FLATOW: I got a quick question in, Burke(ph) from Orlando here. Welcome to SCIENCE FRIDAY. Burke, are you there?

BURKE (Caller): Hi.

FLATOW: Hi. Quickly, please.

BURKE: I just had a quick question. Like, if my grandmother goes to a Web site and she sees some information about some new amazing pharmaceutical item and it's, you know, hyped up as, you know, the best thing ever, it's a little bit concerning that she'll go to this site, it'll be a blog. It won't be - you know, it will be like this is - you know, it will be displaying all of this amazing information about this product, yet there's nobody backing it up. There's no company actually associated with that blogger telling, you know, all these amazing things about this product. And she has no real idea, you know, whether or not it's good or not but it's like a regular person saying, hey, go try it.

FLATOW: Yeah.

BURKE: Is there anything to protect people like her from - to identify who is the source providing the money to pay for this blogger to...
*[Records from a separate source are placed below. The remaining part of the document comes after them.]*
diff --git a/include/scsfm_dgrad.h b/include/scsfm_dgrad.h
--- /dev/null
+++ b/include/scsfm_dgrad.h
@@ -0,0 +1,30 @@
+#ifndef SCSFM_DGRAD_H_
+#define SCSFM_DGRAD_H_
+
+#include <stddef.h>
+
+#ifndef SCSFM_ERR_ARG
+#define SCSFM_ERR_ARG (-1)
+#endif
+
+#ifdef __cplusplus
+extern "C" {
+#endif
+
+int scsfm_dgrad_abi_version(void);
+int scsfm_dgrad_source_id(char* buf, size_t n);
+int scsfm_dgrad_head_tail_covers(int C);
+size_t scsfm_dgrad_head_tail_ws_bytes(int B, int C, int H, int W);
+int scsfm_dgrad_head_tail_bwd_f32(int B, int C, int H, int W, float alpha, const float* q, const float* y,
+                                  const float* g_out, const float* w, float* g, float* g_b, void* ws, size_t ws_bytes,
+                                  float* g_bias_b, float* g_bias_head, void* stream);
+
+int scsfm_dgrad_conv3x3_covers(int Cin, int Cout);
+int scsfm_dgrad_conv3x3_f32(int B, int Cin, int Cout, int H, int W, const float* dy, const float* w, float* dx,
+                            void* stream);
+
+#ifdef __cplusplus
+}
+#endif
+
+#endif
diff --git a/sc-sfmlearner-release_amd/csrc_dgrad/scsfm_conv_dgrad.hip b/sc-sfmlearner-release_amd/csrc_dgrad/scsfm_conv_dgrad.hip
--- /dev/null
+++ b/sc-sfmlearner-release_amd/csrc_dgrad/scsfm_conv_dgrad.hip
@@ -0,0 +1,125 @@
+#include <hip/hip_runtime.h>
+
+#include "scsfm_dgrad.h"
+
+#ifndef SCSFM_WRW_F32X4
+typedef float f32x4 __attribute__((ext_vector_type(4)));
+#endif
+
+namespace scsfm_dgrad_conv {
+
+constexpr int kCout = 16;
+constexpr int kWave = 64;
+constexpr int kWaves = 4;
+constexpr int kThreads = kWave * kWaves;
+constexpr int kTP = 8, kTQ = 64;
+constexpr int kLH = kTP + 2, kLW = kTQ + 2;
+constexpr int kPlane = 672;
+constexpr int kSteps = 36;
+constexpr int kBatch = 14;
+
+template <int NB>
+__global__ __launch_bounds__(kThreads) void conv3x3_dgrad_kernel(int H, int W, int tiles_q, int tiles_p,
+                                                                  const float* __restrict__ dy,
+                                                                  const float* __restrict__ w, float* __restrict__ dx) {
+  __shared__ float tile[kCout * kPlane];
+  constexpr int Cin = 16 * NB;
+  const int tid = threadIdx.x, lane = tid & (kWave - 1), wv = tid >> 6;
+  const int col = lane & 15, quad = lane >> 4;
+  int t = blockIdx.x;
+  const int tq = t % tiles_q;
+  t /= tiles_q;
+  const int tp = t % tiles_p, n = t / tiles_p;
+  const int p0 = tp * kTP, q0 = tq * kTQ;
+  const int Hp = H + 2, Wp = W + 2;
+
+  float a[NB][kSteps];
+#pragma unroll
+  for (int m = 0; m < NB; ++m)
+#pragma unroll
+    for (int rs = 0; rs < 9; ++rs)
+#pragma unroll
+      for (int g = 0; g < 4; ++g) a[m][rs * 4 + g] = w[((4 * g + quad) * Cin + 16 * m + col) * 9 + rs];
+
+  constexpr int kElems = kCout * kLH * kLW;
+  for (int e0 = tid; e0 < kElems; e0 += kBatch * kThreads) {
+    float v[kBatch];
+    int at[kBatch];
+#pragma unroll
+    for (int u = 0; u < kBatch; ++u) {
+      const int e = e0 + u * kThreads;
+      const int co = e / (kLH * kLW), rem = e - co * (kLH * kLW);
+      const int lr = rem / kLW, lc = rem - lr * kLW;
+      const int gi = p0 - 2 + lr, gj = q0 - 2 + lc;
+      at[u] = e < kElems ? co * kPlane + rem : -1;
+      v[u] = 0.f;
+      if (e < kElems && gi >= 0 && gi < H && gj >= 0 && gj < W) v[u] = dy[((n * kCout + co) * H + gi) * W + gj];
+    }
+#pragma unroll
+    for (int u = 0; u < kBatch; ++u)
+      if (at[u] >= 0) tile[at[u]] = v[u];
+  }
+  __syncthreads();
+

Mr. RAEBURN: I'm actually an expert on this because I get this from my parents all the time too. And, you know, so what I do - I'll tell you what I do. I look at four or five Web sites knocking down or - supporting or knocking down whatever it is they've emailed me to ask about and I send those back and let them take a look. Again, it's I think, it's that idea that with this new stuff, you have to look at a lot of places to kind of get a sense of what's going on. The other point I was going to make about communicating some of these things is that there's actually something nice about the new media, which is that you now can see the blatantly biased sources in all their naked beauty.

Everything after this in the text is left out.